- _YOUR GOAL_: Among the entries below, find the lines holding "raise" and copy them.

(Records from a data source)

————————

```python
import torch
from torch.autograd import Function
from torch.autograd.function import once_differentiable

from . import ops

Tensor = torch.Tensor
BF16 = torch.bfloat16
F32 = torch.float32


def _wgrad(key, dy2: Tensor, x2: Tensor, shape):
    d = ops._Arena.accs
    if d is None:
        return ops.gemm_wgrad(dy2, x2).view(shape)
    buf = d.get(key)
    if buf is not None and tuple(buf.shape) == tuple(shape):
        ops.gemm_wgrad(dy2, x2, out=buf, accumulate=True)
        return None
    buf = d[key] = ops.gemm_wgrad(dy2, x2).view(shape)
    return buf.view(shape)


class LinearFn(Function):

    @staticmethod
    def forward(ctx, x, wp, w16, bias):
        y = ops.gemm(x, w16, bias)
        ctx.save_for_backward(x, w16)
        ctx.wkey = ("w", wp.data_ptr())
        ctx.wshape = tuple(wp.shape)
        return y

    @staticmethod
    @once_differentiable
    def backward(ctx, g):
        x, w16 = ctx.saved_tensors
        g = ops._chk(g, BF16, "g")
        N, K = w16.shape
        g2 = g.reshape(-1, N)
        dx = ops.gemm(g2, w16, None, b_mn=True).view(x.shape) if ctx.needs_input_grad[0] else None
        dw = _wgrad(ctx.wkey, g2, x.reshape(-1, K), ctx.wshape) if ctx.needs_input_grad[1] else None
        return dx, dw, None, None


class MlpFn(Function):

    @staticmethod
    def forward(ctx, x, w1p, w1, b1, w2p, w2, b2, act: int = 1):
        need = any(ctx.needs_input_grad)
        C = x.shape[-1]
        if act == 1 and C in ops.MLP_FUSED_C and w1.shape[0] == 4 * C:
            if need:
                y, h, pre = ops.mlp_fwd(x, w1, b1, w2, b2, want_h=True)
            else:
                y, h, pre = ops.mlp_fwd(x, w1, b1, w2, b2), None, None
        else:
            if need:
                h, pre = ops.gemm(x, w1, b1, act=act, want_pre=True)
            else:
                h, pre = ops.gemm(x, w1, b1, act=act), None
            y = ops.gemm(h, w2, b2)
        ctx.save_for_backward(x, w1, w2, pre, h)
        ctx.keys = (("w", w1p.data_ptr()), tuple(w1p.shape), ("w", w2p.data_ptr()), tuple(w2p.shape))
        ctx.bias_meta = (b1.shape, b1.device, b1.data_ptr())
        return y

    @staticmethod
    @once_differentiable
    def backward(ctx, g):
        x, w1, w2, pre, h = ctx.saved_tensors
        k1, s1, k2, s2 = ctx.keys
        g = ops._chk(g, BF16, "g")
        Cc, Nh = g.shape[-1], pre.shape[-1]
        g2 = g.reshape(-1, Cc)
        dw2 = _wgrad(k2, g2, h.reshape(-1, Nh), s2) if ctx.needs_input_grad[4] else None
        db1, first = ops._acc(("bias", ctx.bias_meta[2]), tuple(ctx.bias_meta[0]), ctx.bias_meta[1])
        dpre = ops.gemm_mul_colsum(g2, w2, pre.reshape(-1, Nh), db1, b_mn=True)
        dx = ops.gemm(dpre, w1, None, b_mn=True).view(x.shape) if ctx.needs_input_grad[0] else None
        dw1 = _wgrad(k1, dpre, x.reshape(-1, x.shape[-1]), s1) if ctx.needs_input_grad[1] else None
        return dx, dw1, None, (db1 if first else None), dw2, None, None, None


class HeadMlpFn(Function):

    @staticmethod
    def forward(ctx, x, w1p, w1, b1, w2p, w2, b2, w3p, w3, b3):
        need = any(ctx.needs_input_grad)
        if need:
            h1, p1 = ops.gemm(x, w1, b1, act=1, want_pre=True)
            h2, p2 = ops.gemm(h1, w2, b2, act=1, want_pre=True)
        else:
            h1, p1 = ops.gemm(x, w1, b1, act=1), None
            h2, p2 = ops.gemm(h1, w2, b2, act=1), None
        y = ops.gemm(h2, w3, b3)
        ctx.save_for_backward(x, w1, w2, w3, h1, p1, h2, p2)
        ctx.shapes = (tuple(w1p.shape), tuple(w2p.shape), tuple(w3p.shape))
        return y

    @staticmethod
    @once_differentiable
    def backward(ctx, g):
        x, w1, w2, w3, h1, p1, h2, p2 = ctx.saved_tensors
        s1, s2, s3 = ctx.shapes
        g = ops._chk(g, BF16, "g")
        g3 = g.reshape(-1, g.shape[-1])
        dev = g.device
        db3 = ops.colsum(g3)
        dw3 = ops.gemm_wgrad(g3, h2.reshape(-1, h2.shape[-1])).view(s3)
        db2 = torch.zeros(s2[0], dtype=F32, device=dev)
        d2 = ops.gemm_mul_colsum(g3, w3, p2.reshape(-1, p2.shape[-1]), db2, b_mn=True)
        dw2 = ops.gemm_wgrad(d2, h1.reshape(-1, h1.shape[-1])).view(s2)
        db1 = torch.zeros(s1[0], dtype=F32, device=dev)
        d1 = ops.gemm_mul_colsum(d2, w2, p1.reshape(-1, p1.shape[-1]), db1, b_mn=True)
        dw1 = ops.gemm_wgrad(d1, x.reshape(-1, x.shape[-1])).view(s1)
        dx = ops.gemm(d1, w1, None, b_mn=True).view(x.shape) if ctx.needs_input_grad[0] else None
        return dx, dw1, None, db1, dw2, None, db2, dw3, None, db3


class LastLayerFn(Function):

    @staticmethod
    def forward(ctx, x, w_eff):
        y = ops.gemm(x, w_eff, None)
        ctx.save_for_backward(x, w_eff)
        return y

    @staticmethod
    @once_differentiable
    def backward(ctx, g):
        x, w = ctx.saved_tensors
        g = ops._chk(g, BF16, "g")
        Kp, Dm = w.shape
        g2 = g.reshape(-1, Kp)
        dx = ops.gemm(g2, w, None, b_mn=True).view(x.shape) if ctx.needs_input_grad[0] else None
        dw = ops.gemm_wgrad(g2, x.reshape(-1, Dm)).view(Kp, Dm) if ctx.needs_input_grad[1] else None
        return dx, dw
```

esvit_b200/ops.py:

```python
from __future__ import annotations

import ctypes
from typing import List, Optional, Sequence, Tuple

import torch
from torch.autograd import Function
from torch.autograd.function import once_differentiable

from . import _lib, shadow

Tensor = torch.Tensor
BF16 = torch.bfloat16
F32 = torch.float32


def _p(t: Optional[Tensor]):
    return ctypes.c_void_p(t.data_ptr()) if t is not None else None


def _po(t: Tensor, off_elems: int):
    return ctypes.c_void_p(t.data_ptr() + off_elems * t.element_size())


def _stream():
    return ctypes.c_void_p(torch.cuda.current_stream().cuda_stream)


class _Arena:
    buf: Optional[Tensor] = None
    off = 0
    accs: Optional[dict] = None
    warned = False


def begin_step(device, nfloats: int = 1 << 22) -> None:
    _Arena.buf = torch.zeros(nfloats, dtype=F32, device=device)
    _Arena.off = 0
    _Arena.accs = {}


def end_step() -> None:
    _Arena.accs = None


def _acc(key, shape, device) -> Tuple[Tensor, bool]:
    d = _Arena.accs
    if d is None:
        return _zeros(shape, device), True
    t = d.get(key)
    if t is not None and tuple(t.shape) == tuple(shape):
        return t, False
    t = d[key] = _zeros(shape, device)
    return t.view(t.shape), True


def _zeros(shape, device) -> Tensor:
    n = 1
    for d in shape:
        n *= int(d)
    buf = _Arena.buf
    n16 = (n + 3) & ~3
    if buf is not None and buf.device == torch.device(device) and _Arena.off + n16 <= buf.numel():
        v = buf[_Arena.off:_Arena.off + n].view(*shape)
        _Arena.off += n16
        return v
    if buf is not None and not _Arena.warned:
        _Arena.warned = True
        import warnings
        warnings.warn("esvit_b200: gradient-accumulator arena exhausted (%d floats); falling back to per-tensor torch.zeros - "
                      "pass a larger nfloats to ops.begin_step" % buf.numel())
    return torch.zeros(*shape, dtype=F32, device=device)


def _chk(t: Optional[Tensor], dtype, name: str) -> Optional[Tensor]:
    if t is None:
        return None
    if not t.is_cuda:
        raise RuntimeError(f"esvit_b200 op input `{name}` must be a CUDA tensor (no CPU fallback exists)")
    if t.dtype != dtype:
        raise TypeError(f"`{name}` must be {dtype}, got {t.dtype}")
    return t if t.is_contiguous() else t.contiguous()




def _add_ln_fwd(x, delta, keep, tps, gamma, beta, eps, want_y, y_bf16):
    ref = x if x is not None else delta
    T, C = ref.numel() // ref.shape[-1], ref.shape[-1]
    xout = torch.empty(ref.shape, dtype=F32, device=ref.device) if delta is not None else None
    y = mean = rstd = None
    if want_y:
        y = torch.empty(ref.shape, dtype=BF16 if y_bf16 else F32, device=ref.device)
        mean = torch.empty(T, dtype=F32, device=ref.device)
        rstd = torch.empty(T, dtype=F32, device=ref.device)
    _lib.call("esvit_add_ln_fwd", _p(x), _p(delta), _p(keep), tps, _p(gamma), _p(beta), eps, _p(xout), _p(y),
              1 if y_bf16 else 0, _p(mean), _p(rstd), T, C, _stream())
    return (xout if delta is not None else x), y, mean, rstd


class AddLayerNormFn(Function):

    @staticmethod
    def forward(ctx, x, delta, dbias, keep, gamma, beta, eps: float, y_bf16: bool):
        x = _chk(x, F32, "x")
        delta = _chk(delta, BF16, "delta")
        dbias = _chk(dbias, F32, "delta_bias")
        keep = _chk(keep, F32, "keep")
        gamma, beta = _chk(gamma, F32, "gamma"), _chk(beta, F32, "beta")
        ref = x if x is not None else delta
        tps = ref.numel() // ref.shape[-1] // ref.shape[0]
        xout, y, mean, rstd = _add_ln_fwd(x, delta, keep, tps, gamma, beta, eps, True, y_bf16)
        ctx.save_for_backward(xout, mean, rstd, gamma, keep)
        ctx.tps, ctx.y_bf16, ctx.has_dbias, ctx.has_x = tps, y_bf16, dbias is not None, x is not None
        return xout, y

    @staticmethod
    @once_differentiable
    def backward(ctx, g_xout, g_y):
        xout, mean, rstd, gamma, keep = ctx.saved_tensors
        T, C = xout.numel() // xout.shape[-1], xout.shape[-1]
        g_xout = _chk(g_xout, F32, "g_xout") if g_xout is not None else None
        if g_y is not None:
            g_y = _chk(g_y, BF16 if ctx.y_bf16 else F32, "g_y")
        dx = torch.empty_like(xout) if ctx.has_x else None
        ddelta = torch.empty(xout.shape, dtype=BF16, device=xout.device)
        acc, first = _acc(("add_ln", gamma.data_ptr()), (3, C), xout.device)
        _lib.call("esvit_add_ln_bwd", _p(g_y), 1 if ctx.y_bf16 else 0, _p(g_xout), _p(xout), _p(mean), _p(rstd),
                  _p(gamma), _p(keep), ctx.tps, _p(dx), _p(ddelta), _p(acc[0]), _p(acc[1]),
                  _p(acc[2]) if ctx.has_dbias else None, T, C, _stream())
        if not first:
            return dx, ddelta, None, None, None, None, None, None
        return dx, ddelta, (acc[2] if ctx.has_dbias else None), None, acc[0], acc[1], None, None


class LayerNormFn(Function):

    @staticmethod
    def forward(ctx, x, gamma, beta, eps: float, y_bf16: bool):
        x = _chk(x, F32, "x")
        gamma, beta = _chk(gamma, F32, "gamma"), _chk(beta, F32, "beta")
        _, y, mean, rstd = _add_ln_fwd(x, None, None, 1, gamma, beta, eps, True, y_bf16)
        ctx.save_for_backward(x, mean, rstd, gamma)
        ctx.y_bf16 = y_bf16
        return y

    @staticmethod
    @once_differentiable
    def backward(ctx, g_y):
        x, mean, rstd, gamma = ctx.saved_tensors
        T, C = x.numel() // x.shape[-1], x.shape[-1]
        g_y = _chk(g_y, BF16 if ctx.y_bf16 else F32, "g_y")
        dx = torch.empty_like(x)
        acc, first = _acc(("ln", gamma.data_ptr()), (2, C), x.device)
        _lib.call("esvit_add_ln_bwd", _p(g_y), 1 if ctx.y_bf16 else 0, None, _p(x), _p(mean), _p(rstd), _p(gamma),
                  None, 1, _p(dx), None, _p(acc[0]), _p(acc[1]), None, T, C, _stream())
        return (dx, acc[0], acc[1], None, None) if first else (dx, None, None, None, None)


class LayerNormResidFn(Function):

    @staticmethod
    def forward(ctx, x, gamma, beta, eps: float, y_bf16: bool):
        x = _chk(x, F32, "x")
        gamma, beta = _chk(gamma, F32, "gamma"), _chk(beta, F32, "beta")
        _, y, mean, rstd = _add_ln_fwd(x, None, None, 1, gamma, beta, eps, True, y_bf16)
        ctx.save_for_backward(x, mean, rstd, gamma)
        ctx.y_bf16 = y_bf16
        return x.view(x.shape), y

    @staticmethod
    @once_differentiable
    def backward(ctx, g_x, g_y):
        x, mean, rstd, gamma = ctx.saved_tensors
        T, C = x.numel() // x.shape[-1], x.shape[-1]
        g_x = _chk(g_x, F32, "g_x") if g_x is not None else None
        if g_y is None:
            return g_x, None, None, None, None
        g_y = _chk(g_y, BF16 if ctx.y_bf16 else F32, "g_y")
        dx = torch.empty_like(x)
        acc, first = _acc(("ln", gamma.data_ptr()), (2, C), x.device)
        _lib.call("esvit_add_ln_bwd", _p(g_y), 1 if ctx.y_bf16 else 0, _p(g_x), _p(x), _p(mean), _p(rstd), _p(gamma),
                  None, 1, _p(dx), None, _p(acc[0]), _p(acc[1]), None, T, C, _stream())
        return (dx, acc[0], acc[1], None, None) if first else (dx, None, None, None, None)


class ResidualAddFn(Function):

    @staticmethod
    def forward(ctx, x, delta, dbias, keep):
        x, delta, keep = _chk(x, F32, "x"), _chk(delta, BF16, "delta"), _chk(keep, F32, "keep")
        dbias = _chk(dbias, F32, "delta_bias")
        tps = x.numel() // x.shape[-1] // x.shape[0]
        xout, _, _, _ = _add_ln_fwd(x, delta, keep, tps, None, None, 0.0, False, False)
        ctx.save_for_backward(keep)
        ctx.tps, ctx.has_dbias = tps, dbias is not None
        ctx.dbias_ptr = dbias.data_ptr() if dbias is not None else 0
        return xout

    @staticmethod
    @once_differentiable
    def backward(ctx, g):
        (keep,) = ctx.saved_tensors
        g = _chk(g, F32, "g")
        T, C = g.numel() // g.shape[-1], g.shape[-1]
        ddelta = torch.empty(g.shape, dtype=BF16, device=g.device)
        db, first = _acc(("res", ctx.dbias_ptr), (C,), g.device) if ctx.has_dbias else (None, True)
        _lib.call("esvit_add_ln_bwd", None, 0, _p(g), None, None, None, None, _p(keep), ctx.tps, None, _p(ddelta),
                  None, None, _p(db), T, C, _stream())
        return g, ddelta, (db if first else None), None


def add_layer_norm(x: Tensor, delta: Optional[Tensor], keep: Optional[Tensor], gamma: Tensor, beta: Tensor,
                   eps: float, y_bf16: bool = True, delta_bias: Optional[Tensor] = None) -> Tuple[Tensor, Tensor]:
    if delta is None:
        if x.requires_grad and torch.is_grad_enabled():
            return LayerNormResidFn.apply(x, gamma, beta, eps, y_bf16)
        return x, LayerNormFn.apply(x, gamma, beta, eps, y_bf16)
    return AddLayerNormFn.apply(x, delta, delta_bias, keep, gamma, beta, eps, y_bf16)


def residual_add(x: Tensor, delta: Optional[Tensor], keep: Optional[Tensor],
                 delta_bias: Optional[Tensor] = None) -> Tensor:
    return x if delta is None else ResidualAddFn.apply(x, delta, delta_bias, keep)


class PatchEmbedGroupsFn(Function):

    @staticmethod
    def forward(ctx, w, bias, gamma, beta, eps: float, *imgs):
        w, bias = _chk(w, F32, "w"), _chk(bias, F32, "bias")
        gamma, beta = _chk(gamma, F32, "gamma"), _chk(beta, F32, "beta")
        imgs = [_chk(im, F32, "img") for im in imgs]
        E = w.shape[0]
        if tuple(w.shape[1:]) != (3, 4, 4) or any(im.shape[1] != 3 for im in imgs):
            raise ValueError("PatchEmbed kernel supports in_chans=3, patch_size=4")
        rows = [im.shape[0] * (im.shape[2] // 4) * (im.shape[3] // 4) for im in imgs]
        T = sum(rows)
        dev = imgs[0].device
        out = torch.empty(T, E, dtype=F32, device=dev)
        mean = torch.empty(T, dtype=F32, device=dev)
        rstd = torch.empty(T, dtype=F32, device=dev)
        r0 = 0
        for im, n in zip(imgs, rows):
            B, _, H, W = im.shape
            _lib.call("esvit_patch_embed_fwd", _p(im), _p(w), _p(bias), _p(gamma), _p(beta), eps, _p(out[r0:]),
                      _p(mean[r0:]), _p(rstd[r0:]), B, H, W, E, _stream())
            r0 += n
        ctx.save_for_backward(w, bias, gamma, mean, rstd, *imgs)
        ctx.rows = rows
        return out

    @staticmethod
    @once_differentiable
    def backward(ctx, g):
        w, bias, gamma, mean, rstd = ctx.saved_tensors[:5]
        imgs = ctx.saved_tensors[5:]
        E = w.shape[0]
        g = _chk(g, F32, "g")
        dw, first = _acc(("pe_w", w.data_ptr()), tuple(w.shape), w.device)
        acc, _ = _acc(("pe_b", w.data_ptr()), (3, E), w.device)
        r0 = 0
        for im, n in zip(imgs, ctx.rows):
            B, _, H, W = im.shape
            _lib.call("esvit_patch_embed_bwd", _p(im), _p(w), _p(bias), _p(gamma), _p(mean[r0:]), _p(rstd[r0:]),
                      _p(g[r0:]), _p(dw), _p(acc[0]), _p(acc[1]), _p(acc[2]), B, H, W, E, _stream())
            r0 += n
        none = (None,) * len(imgs)
        return ((dw, acc[0], acc[1], acc[2], None) if first else (None, None, None, None, None)) + none
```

————————

- _ANSWER FOR THIS EXERCISE_:
        raise RuntimeError(f"esvit_b200 op input `{name}` must be a CUDA tensor (no CPU fallback exists)")
        raise TypeError(f"`{name}` must be {dtype}, got {t.dtype}")
            raise ValueError("PatchEmbed kernel supports in_chans=3, patch_size=4")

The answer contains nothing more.